struct Kmap6Job {
  const DgrCoordMap *in, *out;
  const DgrHalfBuckets *hb;
  const DgrHalfBuckets *hb_out;
  bool need_in_csr, want_pair_out, want_pair_k;
  DgrKernelMap *km;
};
static int build_kernel_maps6(DgrArena &arena, const Kmap6Job *jobs, int nj, int max_pairs_per_row, int32_t *overflow,
                              hipStream_t stream) {
  constexpr int K = 729, KW = (K + 31) / 32;
  DGR_REQUIRE(nj >= 1 && nj <= KM_MAXJOBS, "6-D kernel maps: %d jobs", nj);
  struct Tr {
    int RB, symmetric;
    int64_t n_cap, n_in_cap, hit_waves;
    int32_t *counts, *base, *total, *cnt_out, *cnt_in;
    uint32_t *mask_out, *mask_in;
    int4 *cell;
    HitList hl;
    unsigned short *wpre_out, *wpre_in;
  } t[KM_MAXJOBS];
  for (int m = 0; m < nj; ++m) {
    const Kmap6Job &J = jobs[m];
    t[m].n_cap = J.out->n_cap; t[m].n_in_cap = J.in->n_cap;
    DGR_REQUIRE(t[m].n_cap < (1ll << 27) && t[m].n_in_cap < (1ll << 27), "6-D kernel maps: more than 2^27 rows");
    DGR_CHECK(alloc_kernel_map(arena, K, t[m].n_cap, t[m].n_in_cap, max_pairs_per_row, J.need_in_csr, J.want_pair_out,
                               J.want_pair_k, J.km));
  }
  DgrArena::Mark mk = arena.mark();
  {
    size_t words = 0;
    for (int m = 0; m < nj; ++m)
      words += (size_t)(t[m].n_cap + 1) * KW + (jobs[m].need_in_csr ? (size_t)(t[m].n_in_cap + 1) * KW : 0) + (size_t)(t[m].n_cap + 1);
    uint32_t *pool;
    DGR_ALLOC(pool, arena, uint32_t, words);
    DGR_HIP_CHECK(hipMemsetAsync(pool, 0, words * sizeof(uint32_t), stream));
    for (int m = 0; m < nj; ++m) {
      t[m].mask_out = pool; pool += (size_t)(t[m].n_cap + 1) * KW;
      t[m].mask_in = nullptr;
      if (jobs[m].need_in_csr) { t[m].mask_in = pool; pool += (size_t)(t[m].n_in_cap + 1) * KW; }
      t[m].cnt_out = reinterpret_cast<int32_t *>(pool); pool += (size_t)(t[m].n_cap + 1);
    }
  }
  for (int m = 0; m < nj; ++m) {
    const Kmap6Job &J = jobs[m];
    Tr &r = t[m];
    r.RB = (int)dgr_ceil_div(r.n_cap, KM_THREADS);
    r.symmetric = (J.in->coords == J.out->coords && !J.need_in_csr) ? 1 : 0;
    DGR_REQUIRE(J.hb && J.hb->built && J.hb_out && J.hb_out->built, "6-D kernel map: first-half buckets missing");
    DGR_ALLOC(r.counts, arena, int32_t, (int64_t)K * r.RB);
    DGR_ALLOC(r.base, arena, int32_t, (int64_t)K * r.RB);
    DGR_ALLOC(r.total, arena, int32_t, 1);
    r.cnt_in = nullptr;
    if (J.need_in_csr) DGR_ALLOC(r.cnt_in, arena, int32_t, r.n_in_cap + 1);
    DGR_ALLOC(r.cell, arena, int4, (int64_t)r.RB * (KM_THREADS / 64) * K);
    const int64_t search_blocks = dgr_ceil_div(r.n_cap * (r.symmetric ? 14 : 27), KM_THREADS);
    r.hit_waves = search_blocks * (KM_THREADS / 64);
    r.hl.region = (J.in->ts >= 8 && r.symmetric) ? 2 * KM_REGION : KM_REGION / 2;
    DGR_REQUIRE(r.hit_waves < (1ll << 31), "6-D kernel map: too many search waves");
    DGR_ALLOC(r.hl.recs, arena, unsigned long long, r.hit_waves * r.hl.region);
    DGR_ALLOC(r.hl.wave_count, arena, int32_t, r.hit_waves);
    DGR_ALLOC(r.wpre_out, arena, unsigned short, (r.n_cap + 1) * KW);
    r.wpre_in = nullptr;
    if (J.need_in_csr) DGR_ALLOC(r.wpre_in, arena, unsigned short, (r.n_in_cap + 1) * KW);
  }
  static_assert(KM_JOBS6 >= KM_MAXJOBS, "multi-job launch tables");
  {
    Bits6Jobs bj = {};
    Colmask6Jobs cj = {};
    int max_sb = 0, max_rb = 0;
    for (int m = 0; m < nj; ++m) {
      const Kmap6Job &J = jobs[m];
      Tr &r = t[m];
      bj.pa[m] = PrunedArgs{J.out->coords, J.out->n_dev, J.hb_out->second, r.n_cap, *J.hb, J.in->ts, r.symmetric};
      bj.mask_out[m] = r.mask_out; bj.mask_in[m] = r.mask_in; bj.hl[m] = r.hl;
      bj.blocks[m] = (int)(r.hit_waves / (KM_THREADS / 64));
      max_sb = std::max(max_sb, bj.blocks[m]);
      cj.mask_out[m] = r.mask_out; cj.n_out_dev[m] = J.out->n_dev; cj.RB[m] = r.RB; cj.cell[m] = r.cell;
      cj.counts[m] = r.counts; cj.row_cnt[m] = r.cnt_out; cj.wpre[m] = r.wpre_out;
      max_rb = std::max(max_rb, r.RB);
    }
    kmap_bits_pruned6<<<dim3((unsigned)max_sb, (unsigned)nj), KM_THREADS, 0, stream>>>(bj, KW);
    kmap_colmask<<<dim3((unsigned)max_rb, (unsigned)nj), KM_THREADS, 0, stream>>>(cj, K, KW);
    {
      MaskCountJobs mj = {};
      int nm = 0;
      long long max_rows = 0;
      for (int m = 0; m < nj; ++m)
        if (jobs[m].need_in_csr) {
          mj.mask[nm] = t[m].mask_in; mj.n_dev[nm] = jobs[m].in->n_dev; mj.n_cap[nm] = t[m].n_in_cap + 1;
          mj.cnt[nm] = t[m].cnt_in; mj.wpre[nm] = t[m].wpre_in;
          max_rows = std::max(max_rows, mj.n_cap[nm]);
          ++nm;
        }
      static_assert(KM_MC_JOBS >= KM_MAXJOBS, "mask-count job table");
      if (nm) mask_count_multi<KW><<<dim3((unsigned)dgr_ceil_div(max_rows, 256), (unsigned)nm), 256, 0, stream>>>(mj);
    }
  }
  DGR_LAUNCH_CHECK();
  {
    const int32_t *ins[DGR_SCAN_MAX];
    int32_t *outs[DGR_SCAN_MAX], *tots[DGR_SCAN_MAX];
    int64_t ns[DGR_SCAN_MAX];
    int c = 0;
    for (int m = 0; m < nj; ++m) {
      ins[c] = t[m].cnt_out; outs[c] = jobs[m].km->out_ptr; tots[c] = nullptr; ns[c++] = t[m].n_cap + 1;
      ins[c] = t[m].counts; outs[c] = t[m].base; tots[c] = t[m].total; ns[c++] = (int64_t)K * t[m].RB;
      if (jobs[m].need_in_csr) { ins[c] = t[m].cnt_in; outs[c] = jobs[m].km->in_ptr; tots[c] = nullptr; ns[c++] = t[m].n_in_cap + 1; }
    }
    DGR_CHECK(dgr_exclusive_scan_multi(arena, c, ins, outs, ns, tots, stream));
  }
  FinalizeJobs fj = {};
  int64_t max_tiles = 0;
  for (int m = 0; m < nj; ++m) {
    finalize_job(fj, m, t[m].base, t[m].total, K, t[m].RB, jobs[m].km);
    max_tiles = std::max<int64_t>(max_tiles, jobs[m].km->tile_cap);
  }
  kmap_finalize<<<nj, 1024, 0, stream>>>(fj);
  tile_desc_kernel<<<dim3((unsigned)dgr_ceil_div(max_tiles, 256), nj), 256, 0, stream>>>(fj);
  {
    Place6Jobs pj = {};
    int max_pb = 0;
    for (int m = 0; m < nj; ++m) {
      const Kmap6Job &J = jobs[m];
      Tr &r = t[m];
      DgrKernelMap *km = J.km;
      pj.p[m] = PlaceArgs{K, KW, r.RB, r.mask_out, km->out_ptr, r.cell, r.base, km->pair_in, km->pair_out, km->pair_k, km->out_pos,
                          km->pair_cap, overflow, r.mask_in, km->in_ptr, km->in_pos, r.wpre_out, r.wpre_in};
      pj.replay[m] = PrunedArgs{J.out->coords, J.out->n_dev, J.hb_out->second, r.n_cap, *J.hb, J.in->ts, r.symmetric};
      pj.h[m] = r.hl;
      pj.n_waves[m] = (int)r.hit_waves;
      pj.blocks[m] = (int)std::min<int64_t>(dgr_ceil_div(r.hit_waves, KM_THREADS / 64), 16384);
      max_pb = std::max(max_pb, pj.blocks[m]);
      km->built = true;
    }
    kmap_place_hits<<<dim3((unsigned)max_pb, (unsigned)nj), KM_THREADS, 0, stream>>>(pj);
  }
  DGR_LAUNCH_CHECK();
  arena.rewind(mk);
  return DGR_OK;
}

constexpr int NBR_JOBS = 10;
struct NbrJobs {
  const int32_t *out_coords[NBR_JOBS], *n_out_dev[NBR_JOBS], *in_coords[NBR_JOBS], *in_table[NBR_JOBS];
  uint32_t in_mask[NBR_JOBS];
  int ts[NBR_JOBS];
  long long n_pad[NBR_JOBS];
  int32_t *nbr[NBR_JOBS];
};
__global__ void __launch_bounds__(KM_THREADS) nbr_search3(NbrJobs J) {
  const int jm = blockIdx.z;
  const int64_t n_pad = J.n_pad[jm];
  const int64_t o = (int64_t)blockIdx.x * KM_THREADS + threadIdx.x;
  if (o >= n_pad) return;
  int32_t *__restrict__ nbr = J.nbr[jm];
  const int kz = blockIdx.y;
  if (o >= *J.n_out_dev[jm]) {
#pragma unroll
    for (int u = 0; u < 9; ++u) nbr[(int64_t)(9 * kz + u) * n_pad + o] = -1;
    return;
  }
  const int sts = J.ts[jm];
  const int4 c = *reinterpret_cast<const int4 *>(J.out_coords[jm] + o * 4);
  int32_t q[9][4];
#pragma unroll
  for (int u = 0; u < 9; ++u) {
    q[u][0] = c.x;
    q[u][1] = c.y + ((u % 3) - 1) * sts;
    q[u][2] = c.z + ((u / 3) - 1) * sts;
    q[u][3] = c.w + (kz - 1) * sts;
  }
  int hit[9];
  dgr_lookup_many<4, 9>(J.in_table[jm], J.in_mask[jm], J.in_coords[jm], q, hit);
#pragma unroll
  for (int u = 0; u < 9; ++u) nbr[(int64_t)(9 * kz + u) * n_pad + o] = hit[u];
}

struct ClsJobs {
  const int32_t *coords[3], *n_dev[3];
  int ts[3], nb[3];
  int32_t *blk_cnt[3], *perm[3], *cls_count[3];
  long long cls_cap[3];
};
__device__ __forceinline__ int parity_class(const int32_t *coords, int64_t o, int ts) {
  const int4 c = *reinterpret_cast<const int4 *>(coords + o * 4);
  return ((c.y / ts) & 1) | (((c.z / ts) & 1) << 1) | (((c.w / ts) & 1) << 2);
}
__global__ void __launch_bounds__(KM_THREADS) cls_count_kernel(ClsJobs J) {
  __shared__ int wcnt[KM_THREADS / 64][8];
  const int l = blockIdx.y, b = blockIdx.x;
  if (b >= J.nb[l]) return;
  const int64_t o = (int64_t)b * KM_THREADS + threadIdx.x;
  const int cls = o < *J.n_dev[l] ? parity_class(J.coords[l], o, J.ts[l]) : 8;
#pragma unroll
  for (int c = 0; c < 8; ++c) {
    const unsigned long long m = __ballot(cls == c);
    if ((threadIdx.x & 63) == 0) wcnt[threadIdx.x >> 6][c] = __popcll(m);
  }
  __syncthreads();
  if (threadIdx.x < 8) {
    int n = 0;
    for (int w = 0; w < KM_THREADS / 64; ++w) n += wcnt[w][threadIdx.x];
    J.blk_cnt[l][b * 8 + threadIdx.x] = n;
  }
}
__global__ void __launch_bounds__(KM_THREADS) cls_fill_kernel(ClsJobs J) {
  __shared__ int part[KM_THREADS / 64][8], before[8], wcnt[KM_THREADS / 64][8];
  const int l = blockIdx.y, b = blockIdx.x;
  if (b >= J.nb[l]) return;
  const int lane = threadIdx.x & 63, wave = threadIdx.x >> 6;
  int acc[8] = {0, 0, 0, 0, 0, 0, 0, 0};
  for (int bb = threadIdx.x; bb < b; bb += KM_THREADS) {
    const int4 lo = *reinterpret_cast<const int4 *>(J.blk_cnt[l] + bb * 8), hi = *reinterpret_cast<const int4 *>(J.blk_cnt[l] + bb * 8 + 4);
    acc[0] += lo.x; acc[1] += lo.y; acc[2] += lo.z; acc[3] += lo.w;
    acc[4] += hi.x; acc[5] += hi.y; acc[6] += hi.z; acc[7] += hi.w;
  }
#pragma unroll
  for (int c = 0; c < 8; ++c) {
    int v = acc[c];
    for (int d = 32; d > 0; d >>= 1) v += __shfl_down(v, d, 64);
    if (lane == 0) part[wave][c] = v;
  }
  const int64_t o = (int64_t)b * KM_THREADS + threadIdx.x;
  const int cls = o < *J.n_dev[l] ? parity_class(J.coords[l], o, J.ts[l]) : 8;
  int rank = 0;
#pragma unroll
  for (int c = 0; c < 8; ++c) {
    const unsigned long long m = __ballot(cls == c);
    if (lane == 0) wcnt[wave][c] = __popcll(m);
    if (cls == c) rank = __popcll(m & ((1ull << lane) - 1ull));
  }
  __syncthreads();
  if (threadIdx.x < 8) {
    int n = 0;
    for (int w = 0; w < KM_THREADS / 64; ++w) n += part[w][threadIdx.x];
    before[threadIdx.x] = n;
    if (b == J.nb[l] - 1) {
      for (int w = 0; w < KM_THREADS / 64; ++w) n += wcnt[w][threadIdx.x];
      J.cls_count[l][threadIdx.x] = n;
    }
  }
  __syncthreads();
  if (cls < 8) {
    int pos = before[cls] + rank;
    for (int w = 0; w < wave; ++w) pos += wcnt[w][cls];
    J.perm[l][(int64_t)cls * J.cls_cap[l] + pos] = (int32_t)o;
  }
}

static int build_nbr_table(DgrArena &arena, const DgrCoordMap &in, const DgrCoordMap &out, int ts, int sign,
                           DgrNbrTable *t, NbrJobs *jobs, int *nj, int32_t *cls_count = nullptr) {
  t->K = 27;
  t->n_pad = dgr_ceil_div(out.n_cap, DGR_OS_ROWS) * DGR_OS_ROWS;
  DGR_ALLOC(t->nbr, arena, int32_t, t->n_pad * 27);
  t->perm = nullptr; t->cls_count = nullptr; t->cls_cap = 0;
  if (cls_count) {
    t->cls_cap = t->n_pad;
    t->cls_count = cls_count;
    DGR_ALLOC(t->perm, arena, int32_t, 8 * t->cls_cap);
  }
  DGR_REQUIRE(*nj < NBR_JOBS, "neighbour tables: more than %d per launch", NBR_JOBS);
  const int m = (*nj)++;
  jobs->out_coords[m] = out.coords; jobs->n_out_dev[m] = out.n_dev; jobs->in_coords[m] = in.coords;
  jobs->in_table[m] = in.table; jobs->in_mask[m] = in.table_mask; jobs->ts[m] = sign > 0 ? ts : -ts;
  jobs->n_pad[m] = t->n_pad; jobs->nbr[m] = t->nbr;
  t->built = true;
  return DGR_OK;
}
static int nbr_tables_launch(const NbrJobs &jobs, int nj, hipStream_t stream) {
  long long n_max = 0;
  for (int m = 0; m < nj; ++m) n_max = std::max(n_max, jobs.n_pad[m]);
  if (nj == 0) return DGR_OK;
  nbr_search3<<<dim3((unsigned)dgr_ceil_div(n_max, KM_THREADS), 3, (unsigned)nj), KM_THREADS, 0, stream>>>(jobs);
  DGR_LAUNCH_CHECK();
  return DGR_OK;
}

__global__ void nbr_count_kernel(const int32_t *__restrict__ nbr, int64_t n_pad, const int32_t *n_out_dev,
                                 unsigned long long *__restrict__ counts) {
  const int k = blockIdx.y;
  const int n = *n_out_dev;
  int c = 0;
  for (int64_t o = (int64_t)blockIdx.x * blockDim.x + threadIdx.x; o < n; o += (int64_t)gridDim.x * blockDim.x)
    c += nbr[(int64_t)k * n_pad + o] >= 0;
  for (int d = 32; d > 0; d >>= 1) c += __shfl_down(c, d, 64);
  if ((threadIdx.x & 63) == 0 && c) atomicAdd(&counts[k], (unsigned long long)c);
}

int dgr_nbr_counts(const DgrNbrTable &t, const int32_t *n_out_dev, int64_t counts[27]) {
  unsigned long long *dev;
  DGR_HIP_CHECK(hipMalloc((void **)&dev, 27 * sizeof(unsigned long long)));
  DGR_HIP_CHECK(hipMemset(dev, 0, 27 * sizeof(unsigned long long)));
  nbr_count_kernel<<<dim3(64, 27), 256>>>(t.nbr, t.n_pad, n_out_dev, dev);
  unsigned long long host[27];
  hipError_t e = hipMemcpy(host, dev, sizeof(host), hipMemcpyDeviceToHost);
  (void)hipFree(dev);
  DGR_HIP_CHECK(e);
  for (int k = 0; k < 27; ++k) counts[k] = (int64_t)host[k];
  return DGR_OK;
}

int dgr_build_coord_maps(DgrArena &arena, const int32_t *coords, int64_t N, DgrMapSet *ms,
                         hipStream_t stream);
int dgr_build_half_buckets(DgrArena &arena, DgrCoordMap *cm, DgrHalfBuckets *hb, int levels, int renumber_from, hipStream_t stream);

int dgr_build_maps(DgrArena &arena, const int32_t *coords, int64_t N, int D, int conv1_ks,
                   DgrMapSet *ms, hipStream_t stream, bool skip_conv1_map, bool lean, bool nbr_tables) {
  DGR_REQUIRE(D == 3 || D == 6, "D=%d not supported (the DGR path uses D=3 and D=6)", D);
  DGR_REQUIRE(conv1_ks % 2 == 1 && conv1_ks >= 1, "conv1 kernel size must be odd");
  DGR_REQUIRE(N > 0 && N < (1ll << 30), "N=%lld out of range", (long long)N);
  ms->D = D;
  ms->nc = D + 1;
  ms->conv1_ks = conv1_ks;
  if (!ms->overflow) {
    DGR_ALLOC(ms->overflow, arena, int32_t, 1);
    DGR_HIP_CHECK(hipMemsetAsync(ms->overflow, 0, sizeof(int32_t), stream));
  }
  DGR_CHECK(dgr_build_coord_maps(arena, coords, N, ms, stream));
  if (nbr_tables) {
    DGR_REQUIRE(D == 3, "neighbour tables are a D = 3 structure");
    ms->use_nbr = true;
    NbrJobs nbj = {};
    int n_nbj = 0;
    int32_t *cls;
    DGR_ALLOC(cls, arena, int32_t, 3 * 8);
    for (int l = 0; l < 4; ++l) DGR_CHECK(build_nbr_table(arena, ms->cm[l], ms->cm[l], ms->cm[l].ts, +1, &ms->nsame[l], &nbj, &n_nbj));
    for (int l = 0; l < 3; ++l) {
      DGR_CHECK(build_nbr_table(arena, ms->cm[l], ms->cm[l + 1], ms->cm[l].ts, +1, &ms->ndown[l], &nbj, &n_nbj));
      DGR_CHECK(build_nbr_table(arena, ms->cm[l + 1], ms->cm[l], ms->cm[l].ts, -1, &ms->nup[l], &nbj, &n_nbj, cls + 8 * l));
    }
    DGR_CHECK(nbr_tables_launch(nbj, n_nbj, stream));
    {
      ClsJobs cj = {};
      int max_nb = 0;
      for (int l = 0; l < 3; ++l) {
        cj.coords[l] = ms->cm[l].coords; cj.n_dev[l] = ms->cm[l].n_dev; cj.ts[l] = ms->cm[l].ts;
        cj.nb[l] = (int)dgr_ceil_div(ms->cm[l].n_cap, KM_THREADS);
        DGR_ALLOC(cj.blk_cnt[l], arena, int32_t, (int64_t)cj.nb[l] * 8);
        cj.perm[l] = ms->nup[l].perm; cj.cls_count[l] = ms->nup[l].cls_count; cj.cls_cap[l] = ms->nup[l].cls_cap;
        max_nb = std::max(max_nb, cj.nb[l]);
      }
      cls_count_kernel<<<dim3((unsigned)max_nb, 3), KM_THREADS, 0, stream>>>(cj);
      cls_fill_kernel<<<dim3((unsigned)max_nb, 3), KM_THREADS, 0, stream>>>(cj);
      DGR_LAUNCH_CHECK();
    }
    if (lean) {
      if (conv1_ks != 3 && !skip_conv1_map)
        DGR_CHECK(build_kernel_map3(arena, ms->cm[0], ms->cm[0], conv1_ks, 1024, false, false, true, &ms->conv1, ms->overflow,
                                    stream));
      return DGR_OK;
    }
  }
  const int cap_row = (D == 3) ? 1024 : 160;
  if (D == 6) {
    DGR_REQUIRE(conv1_ks == 3, "6-D kernel maps support kernel size 3 only (got %d)", conv1_ks);
    DGR_CHECK(dgr_build_half_buckets(arena, ms->cm, ms->hb, 4, 1, stream));
    Kmap6Job jobs[7];
    for (int l = 0; l < 4; ++l) jobs[l] = {&ms->cm[l], &ms->cm[l], &ms->hb[l], &ms->hb[l], false, !lean, !lean || l == 0, &ms->same[l]};
    for (int l = 0; l < 3; ++l) jobs[4 + l] = {&ms->cm[l], &ms->cm[l + 1], &ms->hb[l], &ms->hb[l + 1], true, true, !lean, &ms->down[l]};
    DGR_CHECK(build_kernel_maps6(arena, jobs, 7, cap_row, ms->overflow, stream));
    ms->conv1 = ms->same[0];
    return DGR_OK;
  }
  auto build = [&](const DgrCoordMap &in, const DgrCoordMap &out, int ks, bool rev, bool want_k, DgrKernelMap *km) -> int {
    const bool want_out = !lean || rev, want_pk = !lean || want_k;
    return build_kernel_map3(arena, in, out, ks, cap_row, rev, want_out, want_pk, km, ms->overflow, stream);
  };
  for (int l = 0; l < 4; ++l) DGR_CHECK(build(ms->cm[l], ms->cm[l], 3, false, l == 0, &ms->same[l]));
  if (conv1_ks == 3)
    ms->conv1 = ms->same[0];
  else if (!skip_conv1_map)
    DGR_CHECK(build(ms->cm[0], ms->cm[0], conv1_ks, false, true, &ms->conv1));
  for (int l = 0; l < 3; ++l) DGR_CHECK(build(ms->cm[l], ms->cm[l + 1], 3, true, false, &ms->down[l]));
  return DGR_OK;
}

—————

Required work: Please count the lines in the material above that hold "blockIdx", and state only the number.

Task output: 7